Our experience of sound is created by the motion of the air around us. That motion arises from the movement of nearby objects, whether machines, mosquitos, or musical instruments. Many authors have collected and organized the mathematical equations that predict the motions of the air. Perhaps the first to do so comprehensively was Lord Rayleigh. His Theory of Sound (1877, 1894) included everything he could find on the topic, organized in a logical development of ideas and math and largely rendered in the language of differential calculus. It was a singular achievement in its day, and so acute that physicists can still learn much from it.

One of Rayleigh’s distinctive contributions was his careful demonstration of the construction of his mathematical models, revealing the assumptions and compromises that limited their predictive abilities. Some of his derivations were unambiguously solid; others employed compromises significant enough to invite the reader’s consideration. With characteristic candor, he prefaces the second edition with a confession to his readers: “The pure mathematician will complain, and (it must be confessed) sometimes with justice, of deficient rigour, [but] the physicist may occasionally do well to rest content with arguments which are fairly satisfactory and conclusive from his point of view.”

In Acoustics of Musical Instruments, Antoine Chaigne and Jean Kergomard have applied mathematical rigor with comprehensive scope, and the result is remarkable. The authors show the readers how each model of musical instrument acoustics is constructed and discuss the effects of assumptions and approximations. The level of detail they provide gives readers greater confidence in what each model can do—and a firmer understanding of what it cannot. Their observations drive them to build ever more effective models, many using ideas that were not available in Rayleigh’s time.

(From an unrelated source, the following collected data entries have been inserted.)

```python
def adamw_step_dev(p, g, m, v, state, beta1, beta2, eps, weight_decay, grad_scale=1.0):
    L.check(L.lib().pssr_adamw_step_dev(L.ptr(p), L.ptr(g), L.ptr(m), L.ptr(v), C.c_int64(p.numel()), L.ptr(state), C.c_float(beta1),
                                        C.c_float(beta2), C.c_float(eps), C.c_float(weight_decay), C.c_float(grad_scale),
                                        L.stream_ptr()), "pssr_adamw_step_dev")


def amp_check(g, amp):
    L.check(L.lib().pssr_amp_check(L.ptr(g), C.c_int64(g.numel()), L.ptr(amp), L.stream_ptr()), "pssr_amp_check")


def adamw_step_amp(p, g, m, v, state, beta1, beta2, eps, weight_decay, amp, growth, backoff, interval, grad_scale=1.0):
    L.check(L.lib().pssr_adamw_step_amp(L.ptr(p), L.ptr(g), L.ptr(m), L.ptr(v), C.c_int64(p.numel()), L.ptr(state), C.c_float(beta1),
                                        C.c_float(beta2), C.c_float(eps), C.c_float(weight_decay), C.c_float(grad_scale), L.ptr(amp),
                                        C.c_float(growth), C.c_float(backoff), int(interval), L.stream_ptr()), "pssr_adamw_step_amp")


def input_patchify(x, xpatch, scale, shift, patch, dtype, pre_scale=1 / 128, pre_shift=-1.0):
    n, c, h, w = x.shape
    L.check(L.lib().pssr_input_patchify(L.ptr(x), L.ptr(xpatch), n, c, h, w, patch, xpatch.shape[-1], C.c_float(pre_scale),
                                        C.c_float(pre_shift), L.ptr(scale), L.ptr(shift), dtype, L.stream_ptr()), "pssr_input_patchify")


def input_norm_bwd2(dxcol_a, dxcol_b, dpatch, patch, x, mean, invstd, stats, dtype, pre_scale=1 / 128, pre_shift=-1.0):
    n, c, h, w = x.shape
    col = dxcol_a if dxcol_a is not None else dxcol_b
    L.check(L.lib().pssr_input_norm_bwd2(L.ptr(dxcol_a), L.ptr(dxcol_b), col.shape[-1] if col is not None else 0, L.ptr(dpatch),
                                         dpatch.shape[-1] if dpatch is not None else 0, patch, L.ptr(x), C.c_float(pre_scale),
                                         C.c_float(pre_shift), L.ptr(mean), L.ptr(invstd), n, c, h, w, L.ptr(stats), dtype,
                                         L.stream_ptr()), "pssr_input_norm_bwd2")


def dwconv7_pack_batch(items):
    for k in range(0, len(items), L.DWPACK_BATCH_MAX):
        chunk = items[k:k + L.DWPACK_BATCH_MAX]
        b = L.DwPackBatch()
        for i, (w, out, flip) in enumerate(chunk):
            c = w.shape[0]
            if w.dtype != torch.float32 or out.dtype != torch.float32 or not (w.is_contiguous() and out.is_contiguous()) or w.numel() != 49 * c \
                    or out.numel() < 49 * c:
                raise ValueError("dwconv7_pack_batch needs contiguous float32 [C,1,7,7] weights and [49, C] destinations")
            b.w[i], b.packed[i], b.c[i], b.flip[i] = w.data_ptr(), out.data_ptr(), c, int(flip)
        L.check(L.lib().pssr_dwconv7_pack_batch(C.byref(b), len(chunk), L.stream_ptr()), "pssr_dwconv7_pack_batch")


def dwconv7_pack(w, out, flip=False):
    c = w.shape[0]
    L.check(L.lib().pssr_dwconv7_pack(L.ptr(w), L.ptr(out), c, int(flip), L.stream_ptr()), "pssr_dwconv7_pack")
    return out


# ... 468 lines not shown
```

### pssr2_amd/util.py

```python
from __future__ import annotations

import inspect
import math

import numpy as np
import torch
import torch.nn as nn

from . import ops

MS_WEIGHTS = (0.0448, 0.2856, 0.3001, 0.2363, 0.1333)


def _gauss_1d(size: int, sigma: float):
    coords = torch.arange(size, dtype=torch.float) - size // 2
    g = torch.exp(-(coords ** 2) / (2 * sigma ** 2))
    return (g / g.sum()).tolist()


_CONST_CACHE = {}


class _SSIMLossFunction(torch.autograd.Function):
    @staticmethod
    def forward(ctx, x, y, cfg, in_div=1.0):
        if not x.is_cuda:
            raise RuntimeError("pssr2_amd.SSIMLoss runs on an MI355X (HIP) device only; there is no CPU fallback")
        win, mix, ms, k1, k2, data_range, lvl_w = cfg
        x = x.detach().contiguous().float()
        y = y.detach().contiguous().float()
        n, c, h, w = x.shape
        planes, k = n * c, len(win)
        levels = len(lvl_w) if ms else 1
        if ms and min(h, w) <= (k - 1) * 2 ** 4:
            raise AssertionError(f"Image size should be larger than {(k - 1) * 2 ** 4} due to the 4 downsamplings in ms-ssim")
        c1, c2 = (k1 * data_range) ** 2, (k2 * data_range) ** 2
        dev = x.device
        fused_div = in_div != 1.0 and k == 11 and ctx.needs_input_grad[0]
        if in_div != 1.0 and not fused_div:
            x, y = x / in_div, y / in_div
        div0 = in_div if fused_div else 1.0
        xs, ys, dims = [x], [y], [(h, w)]
        for lv in range(1, levels):
            hh, ww = dims[-1]
            ho, wo = (hh + 2 * (hh & 1) - 2) // 2 + 1, (ww + 2 * (ww & 1) - 2) // 2 + 1
            xo = torch.empty(planes, ho, wo, device=dev)
            yo = torch.empty(planes, ho, wo, device=dev)
            ops.avgpool2_pair(xs[-1], ys[-1], xo, yo, planes, hh, ww, div0 if lv == 1 else 1.0)
            xs.append(xo), ys.append(yo), dims.append((ho, wo))
        adjs = None
        if k == 11 and ctx.needs_input_grad[0]:
            adjs = [torch.empty(planes * 3 * hh * ww, device=dev) for hh, ww in dims]
        stripes = 16 if adjs is not None else 1
        sstride = levels * planes * 2 + 2
        rows = 2 * stripes if stripes > 1 else 1
        sums = torch.zeros(rows * sstride + (sstride if stripes > 1 else 0), dtype=torch.float64, device=dev)
        l1_sum = sums[sstride - 2:sstride - 1] if mix < 1 else None
        for l in range(levels):
            hh, ww = dims[l]
            if adjs is not None:
                ops.ssim_level_fwd_adj(xs[l], ys[l], planes, hh, ww, win, c1, c2, l == levels - 1, sums[l * planes * 2:],
                                       l1_sum if l == 0 else None, stripes, sstride, adjs[l], div0 if l == 0 else 1.0)
            else:
                ops.ssim_level_fwd(xs[l], ys[l], planes, hh, ww, win, c1, c2, sums[l * planes * 2:], l1_sum if l == 0 else None)
        ckey = (tuple(dims), k, tuple(lvl_w) if ms else (1.0,), str(dev))
        cached = _CONST_CACHE.get(ckey)
        if cached is None:
            cached = _CONST_CACHE[ckey] = (
                torch.tensor([float((hh - k + 1) * (ww - k + 1)) for hh, ww in dims], dtype=torch.float64, device=dev),
                torch.tensor(list(lvl_w) if ms else [1.0], dtype=torch.float32, device=dev))
        nvalid, lw = cached
        loss = torch.empty(1, dtype=torch.float32, device=dev)
        wts = torch.empty(levels * planes, dtype=torch.float32, device=dev)
        l1c = torch.empty(1, dtype=torch.float32, device=dev)
        if stripes > 1:
            ops.msssim_weights_striped(sums, stripes, sstride, sums[rows * sstride:], levels, planes, nvalid, lw, ms, mix, l1_sum, float(x.numel()),
                                       None, loss, wts, l1c)
            sums = sums[rows * sstride:]
            l1_sum = sums[levels * planes * 2:levels * planes * 2 + 1] if l1_sum is not None else None
        else:
            ops.msssim_weights(sums, levels, planes, nvalid, lw, ms, mix, l1_sum, float(x.numel()), None, loss, wts, l1c)
        ctx.saved = (xs, ys, dims, sums, nvalid, lw, l1_sum, cfg, planes, x.shape, adjs, div0, in_div if not fused_div else 1.0)
        return loss[0]

    @staticmethod
    def backward(ctx, grad_out):
        xs, ys, dims, sums, nvalid, lw, l1_sum, cfg, planes, shape, adjs, div0, post_div = ctx.saved
        win, mix, ms, k1, k2, data_range, lvl_w = cfg
        levels = len(xs)
        dev = xs[0].device
        c1, c2 = (k1 * data_range) ** 2, (k2 * data_range) ** 2
        go = grad_out.detach().float().reshape(1).contiguous()
        loss = torch.empty(1, dtype=torch.float32, device=dev)
        wts = torch.empty(levels * planes, dtype=torch.float32, device=dev)
        l1c = torch.empty(1, dtype=torch.float32, device=dev)
        ops.msssim_weights(sums, levels, planes, nvalid, lw, ms, mix, l1_sum, float(xs[0].numel()), go, loss, wts, l1c)
        dcoarse, hc, wc = None, 0, 0
        for l in range(levels - 1, -1, -1):
            hh, ww = dims[l]
            dx = torch.empty(planes, hh, ww, device=dev)
            use_ssim = (l == levels - 1)
            l1_arg = l1c if (l == 0 and l1_sum is not None) else None
            if adjs is not None:
                ops.ssim_level_bwd_adj(xs[l], ys[l], adjs[l], planes, hh, ww, win, wts[l * planes:], dcoarse, hc, wc, l1_arg, dx,
                                       div0 if l == 0 else 1.0)
            else:
                ops.ssim_level_bwd(xs[l], ys[l], planes, hh, ww, win, c1, c2, wts[l * planes:], use_ssim, dcoarse, hc, wc, l1_arg, dx)
            dcoarse, hc, wc = dx, hh, ww
        g = dcoarse.view(shape)
        if post_div != 1.0:
            g = g / post_div
        return g, None, None, None


class SSIMLoss(nn.Module):
    def __init__(self, channels: int = 1, mix: float = .8, win_size: int = 11, win_sigma: float = 1.5, ms: bool = True, kwargs=None):
        super().__init__()
        kwargs = {} if kwargs is None else dict(kwargs)
        if win_size % 2 != 1:
            raise ValueError("Window size should be odd.")
        self.K = tuple(kwargs.pop("K", (0.01, 0.03)))
        self.weights = tuple(kwargs.pop("weights", None) or MS_WEIGHTS)
        if kwargs:
            raise TypeError(f"unsupported pytorch_msssim options on the MI355X path: {sorted(kwargs)}")
        self.win = _gauss_1d(win_size, win_sigma)
        self.channels, self.win_size, self.mix, self.ms = channels, win_size, mix, ms

    def forward(self, input, target):
        if input.shape != target.shape:
            raise ValueError(f"Input images should have the same dimensions, but got {input.shape} and {target.shape}.")
        cfg = (self.win, float(self.mix), bool(self.ms), self.K[0], self.K[1], 1.0, self.weights)
        return _SSIMLossFunction.apply(input, target, cfg)

    def forward_divided(self, input, target, divisor: float):
        if input.shape != target.shape:
            raise ValueError(f"Input images should have the same dimensions, but got {input.shape} and {target.shape}.")
        cfg = (self.win, float(self.mix), bool(self.ms), self.K[0], self.K[1], 1.0, self.weights)
        return _SSIMLossFunction.apply(input, target, cfg, float(divisor))


class _FnCtx:

    def __init__(self, needs_input_grad):
        self.needs_input_grad = needs_input_grad


class _CrappifierLossFunction(torch.autograd.Function):

    @staticmethod
    def forward(ctx, lr, lr_hat, ds_hr, hist_cfg, ssim_cfg, clamp=False):
        if not (lr.is_cuda and lr_hat.is_cuda and ds_hr.is_cuda):
            raise RuntimeError("pssr2_amd crappifier loss runs on an MI355X (HIP) device only; there is no CPU fallback")
        if not (lr.shape == lr_hat.shape == ds_hr.shape):
            raise ValueError(f"lr, lr_hat and ds_hr must have one shape, got {tuple(lr.shape)}, {tuple(lr_hat.shape)}, {tuple(ds_hr.shape)}")
        lr, lr_hat, ds_hr = (t.detach().contiguous().float() for t in (lr, lr_hat, ds_hr))
        bins, lo, hi, sigma = hist_cfg
        pred, target = torch.empty_like(lr_hat), torch.empty_like(lr)
        ops.crappifier_profiles(lr_hat, lr, ds_hr, pred, target, clamp)
        hp, ht = ops.gradhist_fwd([(pred, None), (target, None)], bins, lo, hi, sigma)
        sctx = _FnCtx((ctx.needs_input_grad[1], False, False, False))
        p_loss = _SSIMLossFunction.forward(sctx, pred, target, ssim_cfg)
        parts = torch.empty(3, dtype=torch.float32, device=lr.device)
        batch, w_lr = lr.shape[0], lr.shape[-1]
        ops.crappifier_loss_combine(hp, ht, p_loss, 1.0 / (batch * bins) / (w_lr * w_lr), parts)
        ctx.state = (lr_hat, ds_hr, hp, ht, parts, sctx, hist_cfg, bool(clamp), batch, w_lr)
        return parts[0]

    @staticmethod
    def backward(ctx, grad_out):
        lr_hat, ds_hr, hp, ht, parts, sctx, (bins, lo, hi, sigma), clamp, batch, w_lr = ctx.state
        go = grad_out.detach().float().reshape(1).contiguous()
        sc = torch.empty(2, dtype=torch.float32, device=go.device)
        ops.crappifier_loss_bwd_scalars(parts, go, sc)
        g = _SSIMLossFunction.backward(sctx, sc[0:1])[0]
        ops.gradhist_bwd(lr_hat, ds_hr, hp, g, bins, lo, hi, sigma, g_ref=ht, dev_scale=sc[1:2], g_scale=2.0 / (batch * bins * w_lr * w_lr),
                         clamp=clamp, accumulate=True)
        return None, g, None, None, None, None
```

Since musical instruments usually depend on vibrations to generate sound, the authors begin with the simplest equations describing bound motion and oscillation. They expand into traveling waves, modes of vibration, and damping and coupling, and they incorporate nonlinear and discontinuous behaviors. Finally, they model the complexities of design and operation of typical musical instruments, including wood and brass winds, violins, guitars and pianos, and various percussion instruments.

Each kind of instrument is given close attention, as is the listener’s orientation with respect to the instrument, since musical instruments often drive different air motions in different directions. The authors’ attention to wind instruments is necessarily more extensive in order to encompass those instruments’ wider variety of input and output. Unlike string and percussion instruments, whose vibrating parts are made of solids that are relatively unchanging, wind instruments do not themselves vibrate significantly. Instead, they contain air that vibrates. Those vibrations are driven by motions of air inside the performer and are deeply affected by interactions with the air surrounding the instrument. The necessary models predicting the vibrations are developed over several dedicated chapters.

The authors use Newtonian mechanics for their initial simple models, then refine them by incorporating concepts from finite math, thermal and fluid dynamics, structural analysis, and dynamic systems. Although other books take a similar approach, Chaigne and Kergomard distinguish themselves by patiently introducing their topics, developing and assessing the math, and explaining their subject in a way that prevents any confusion or misunderstanding.

Readers also benefit from the authors’ substantial investment in the book, which they have improved through several editions; this is the first English edition of the valuable text, which had earlier appeared in French. Chaigne and Kergomard have drawn from an immense collection of both theoretical and experimental sources, which has yielded a resource that is current, thorough, and packed with citations that can lead readers to deeper exploration.

Chaigne and Kergomard’s magnum opus sets a high standard for logical and mathematical rigor in musical-instrument acoustics. The text and math are lucid throughout and should be easily understood by readers with a basic grasp of mechanics. The authors are justified in recommending the book to “students at master’s and doctorate levels [and] researchers, engineers and other physicists with a strong interest in music”—each of those groups will find the information they need in Acoustics of Musical Instruments.

Barry Greenhut teaches musical acoustics in the music technology program of NYU Steinhardt's music and performing arts professions department. He is also a performer and composer and spends a lot of time thinking of ways to make sounds.